(Washington) Donald Trump, qui a échoué jusqu’ici à faire tomber la loi-phare de Barack Obama sur l’assurance maladie, obtiendra-t-il gain de cause après son mandat, grâce à son remaniement en profondeur de la Cour suprême ?

La plus haute juridiction américaine, dont trois des neuf sages ont été désignés par le président sortant, examine mardi cette loi de 2010 surnommée « Obamacare », que les républicains n’ont jamais cessé de contester dans l’arène politique et en justice.

Sa décision, attendue en 2021, est susceptible de faire totalement s’écrouler ce dispositif et de priver plus de 20 millions d’Américains de couverture maladie à un moment où la pandémie de COVID-19 fait des ravages dans le pays.

Si la Cour accepte, comme le lui demande le gouvernement de Donald Trump, d’invalider totalement l’Affordable Care Act (ACA), cela retirerait également les protections accordées à plus de 100 millions de personnes souffrant d’affections chroniques.

Ces énormes enjeux ont donné lieu à de vifs échanges lors du processus de confirmation de la juge Amy Coney Barrett, que les sénateurs républicains ont mené au pas de course pour la faire entrer à la Cour suprême une semaine tout juste avant l’élection du 3 novembre.

« Pas hostile »

Le choix de cette magistrate conservatrice pour remplacer l’icône progressiste Ruth Bader Ginsburg décédée en septembre, a déclenché l’alarme à gauche : la juge Barrett a en effet critiqué dans le passé une décision de la Cour suprême qui, déjà saisie du dossier, avait validé avec une courte majorité la loi en 2012.

Elle veut « s’en débarrasser », a assuré pendant la campagne le candidat démocrate à la présidentielle Joe Biden, dont la victoire a été annoncée samedi.  

Désormais président désigné, M. Biden a prévu de s’exprimer sur le sujet en début d’après-midi mardi, depuis son fief de Wilmington dans le Delaware.

« Je ne suis pas hostile » à cette réforme, ni « en mission pour la détruire », s’était défendue la magistrate lors de son audition au Sénat.

Pas convaincus les élus démocrates de la commission judiciaire du Sénat avaient boycotté un premier vote sur sa candidature. Sur leurs sièges vides, ils avaient posé d’immenses photographies de bénéficiaires de la loi.
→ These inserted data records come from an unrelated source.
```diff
@@ -93,11 +115,24 @@
             A5D_RESCALE(0, alpha)
         }
         __builtin_amdgcn_sched_barrier(0);
+#if A5D_PLACE & 2
+        float mx_n = -INFINITY, m_lo_n, m_hi_n;
+#endif
 #pragma unroll
         for (int s2 = 0; s2 < 2; ++s2)
 #pragma unroll
             for (int f = 0; f < 4; ++f) {
                 oacc[f][0] = Mfma<T>::mma(vfr[s2][f], pf[s2], oacc[f][0]);
+#if A5D_PLACE & 2
+                if (A5D_STEADY && !(A5D_ABL & 1)) {
+                    const int g = 4 * s2 + f;
+                    if (g < 4) mx4(S_NXT, t + 1, g, mx_n, false);
+                    else if (g == 4) mx_half0(mx_n, m_lo_n, m_hi_n);
+                    else if (g == 5) mx_half1(mx_n, m_lo_n, m_hi_n);
+                    else if (g == 6) mx_dec0(mx_n);
+                    else mx_dec1(mx_n);
+                }
+#endif
                 __builtin_amdgcn_sched_barrier(0);
             }
         if (__builtin_expect(__any(al[0] != 1.0f || al[1] != 1.0f || al[2] != 1.0f), 0)) {
@@ -122,5 +157,18 @@
             __builtin_amdgcn_sched_barrier(0);
         }
 #if !A5D_PAIR
-        if (more) S_CUR = S_NXT;
+        if (more) {
+            S_CUR = S_NXT;
+#if A5D_PLACE & 2
+            if (!(A5D_ABL & 1)) {
+                float mx = -INFINITY, lo, hi;
+#pragma unroll
+                for (int i = 0; i < 4; ++i) mx4(S_CUR, t + 1, i, mx, true);
+                mx_half0(mx, lo, hi);
+                mx_half1(mx, lo, hi);
+                mx_dec0(mx);
+                mx_dec1(mx);
+            }
 #endif
+        }
+#endif
```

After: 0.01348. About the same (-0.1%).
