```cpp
struct GemmArgs {
    const double* A;
    const double* B;
    double* C;
    double* Ct;
    int64_t lda, ldb, ldc, ldct;
    int64_t sA, sB, sC, sCt;
    int M, N, K;
    int kmode;
    int lower_only;
    int batch;
    double alpha, beta;
    const int64_t* info;
    int ksplit = 0;
    int mrows = 0;
    int swz = 0;
    int swz_g = 4;
};
hipError_t launch_gemm_nt(const GemmArgs& a, hipStream_t s);
enum GemmPath {
    GEMM_PATH_INVALID = -2,
    GEMM_PATH_NONE = -1,
    GEMM_PATH_TILED = 0,
    GEMM_PATH_SWIZZLED = 1,
    GEMM_PATH_SMALL = 2,
    GEMM_PATH_SKINNY = 3,
    GEMM_PATH_SPLITK = 4
};
inline int64_t gemm_nt_tiles(const GemmArgs& a) {
    const int64_t Tm = a.M / TB, Tn = a.N / TB;
    int64_t tiles = Tm * Tn;
    if (a.lower_only) {
        const int64_t q = Tm < Tn ? Tm : Tn;
        tiles = q * (q + 1) / 2 + (Tm - q) * Tn;
    }
    return tiles * a.batch;
}
int gemm_nt_path(const GemmArgs& a);
__host__ __device__ inline int gemm_swz_q(int L, int tiles) {
    const int per = (tiles + 7) >> 3;
    return (L & 7) * per + (L >> 3);
}
__host__ __device__ inline void gemm_swz_tile(int T, int G, int Q, int& ti, int& tj) {
    int g = (int)((sqrt(8.0 * (double)Q + 1.0) - 1.0) / (2.0 * G));
    while ((G * (g + 1)) * (G * (g + 1) + 1) / 2 <= Q) ++g;
    while ((G * g) * (G * g + 1) / 2 > Q) --g;
    int w = Q - (G * g) * (G * g + 1) / 2;
    const int r0 = G * g;
    const int R = G < T - r0 ? G : T - r0;
    if (w < R * (r0 + 1)) {
        tj = w / R;
        ti = r0 + w - tj * R;
    } else {
        w -= R * (r0 + 1);
        int c = 1;
        while (w >= R - c) { w -= R - c; ++c; }
        tj = r0 + c;
        ti = tj + w;
    }
}
hipError_t launch_splitk_reduce(const double* P, int64_t ldp, int64_t sP, int nz, int rows, int cols, int K, int ksplit, int kmode,
                                double* out, int64_t ldo, hipStream_t s);

struct VarGemmArgs {
    const double* W;
    const double* Kxz;
    double* partial;
    int64_t ldw, ldk, ldp;
    int Np, Mc;
    int nvalid;
};
hipError_t launch_var_gemm(const VarGemmArgs& a, hipStream_t s, int variant = 0);

constexpr int OZ_MAXMOD = 16;
struct OzPlan {
    int n;
    int p[OZ_MAXMOD];
    double invp[OZ_MAXMOD];
    double c26[OZ_MAXMOD];
    double s1[OZ_MAXMOD], s2[OZ_MAXMOD];
    double P1, P2, invP;
    int eP;
};
// ... 443 lines not shown
```

abstractbayesopt.jl_amd/csrc/api.hip:

```cpp
#include <hip/hip_runtime.h>

#include <algorithm>
#include <atomic>
#include <chrono>
#include <cmath>
#include <cstdarg>
#include <cstdio>
#include <cstdlib>
#include <cstring>
#include <iterator>
#include <limits>
#include <map>
#include <mutex>
#include <set>
#include <new>
#include <string>
#include <vector>

#include "abo_state.h"
#include "abo_kernels.h"
#include "kgen_core.h"

using namespace abo;

// ... 324 lines not shown
                HIPCHK(launch_potf2_diag(K, W, WT, ld, r0, info, s, trsm_ops, true));
                if (rem <= 0) break;
                HIPCHK(launch_trsm_stream(K, trsm_ops, ld, r0, rem, info, s));
                const int ncol = s0 + sw - r0 - TB;
                if (ncol > 0) {
                    GemmArgs u{};
                    u.A = K + (int64_t)(r0 + TB) * ld + r0; u.lda = ld;
                    u.B = u.A; u.ldb = ld;
                    u.C = K + (int64_t)(r0 + TB) * ld + (r0 + TB); u.ldc = ld;
                    u.M = rem; u.N = ncol; u.K = TB; u.kmode = K_FULL; u.lower_only = 1; u.batch = 1;
                    u.alpha = -1.0; u.beta = 1.0; u.info = info;
                    HIPCHK(launch_gemm_nt(u, s));
                }
            }
            const int rows = Np - s0 - sw;
            const int cols = S0 + ss - s0 - sw;
            if (rows > 0 && cols > 0) {
                GemmArgs u{};
                u.A = K + (int64_t)(s0 + sw) * ld + s0; u.lda = ld;
                u.B = u.A; u.ldb = ld;
                u.C = K + (int64_t)(s0 + sw) * ld + (s0 + sw); u.ldc = ld;
                u.M = rows; u.N = cols; u.K = sw; u.kmode = K_FULL; u.lower_only = 1; u.batch = 1;
                u.alpha = -1.0; u.beta = 1.0; u.info = info;
                HIPCHK(launch_gemm_nt(u, s));
            }
        }
        const int rest = Np - S0 - ss;
        if (rest > 0) {
            GemmArgs u{};
            u.A = K + (int64_t)(S0 + ss) * ld + S0; u.lda = ld;
            u.B = u.A; u.ldb = ld;
            u.C = K + (int64_t)(S0 + ss) * ld + (S0 + ss); u.ldc = ld;
            u.M = rest; u.N = rest; u.K = ss; u.kmode = K_FULL; u.lower_only = 1; u.batch = 1;
            u.alpha = -1.0; u.beta = 1.0; u.info = info;
            HIPCHK(launch_gemm_nt(u, s));
        }
    }
    if (split) HIPCHK(launch_trtri_diag_batched(K, W, WT, ld, Np / TB, info, s));
    return ABO_OK;
}
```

Devant la Cour suprême, le ton sera plus posé, d’autant que, pandémie oblige, l’audience aura lieu par téléphone.

Cuisant revers

Dans sa forme originelle, la loi obligeait tous les Américains, même ceux en bonne santé, à souscrire une assurance sous peine de pénalités financières et contraignait les compagnies à assurer tous les clients potentiels, quel que soit leur état de santé.

Cette réforme a amélioré la couverture de millions d’Américains dans un pays où le coût des prestations médicales est extrêmement élevé. Mais les républicains ont vu dès le début l’obligation d’assurance comme un abus de pouvoir du gouvernement.  

Dès son arrivée à la Maison-Blanche, Donald Trump a tenté d’abroger la loi mais il a essuyé un revers cuisant en 2017 au Congrès.

Les élus républicains sont toutefois parvenus à l’amender, supprimant en 2017 les pénalités financières découlant de l’absence d’assurance.

Or, la Cour suprême avait validé la loi en 2012 en estimant que ces amendes pouvaient être considérées comme des impôts et justifiaient l’intervention de l’État.

Plusieurs États républicains ont alors introduit de nouveaux recours en justice, plaidant que la loi ne tenait plus.  

« Scalpel »

En décembre 2018, un juge fédéral conservateur du Texas leur a donné raison. Le magistrat, Reed O’Connor, a estimé que « la clé de voûte » de l’édifice étant tombée, toute la loi était inconstitutionnelle.

Sa décision, suspendue le temps des recours, a été partiellement validée en décembre 2019 : une cour d’appel fédérale a jugé que l’obligation de s’assurer était illégale, mais a laissé à un autre tribunal le soin de juger si la loi était intégralement nulle.

Les démocrates ont alors demandé à la Cour suprême d’intervenir pour empêcher que la loi s’écroule.

La haute juridiction doit donc essentiellement répondre à cette question : la loi peut-elle tenir sans ce volet ?

Le gouvernement Trump plaide que non. Mais la Cour a invalidé en juin une autre — petite - portion du texte sans le faire tomber. Il vaut mieux « utiliser un scalpel qu’un bulldozer pour soigner le défaut constitutionnel identifié », avait justifié le chef de la Cour John Roberts.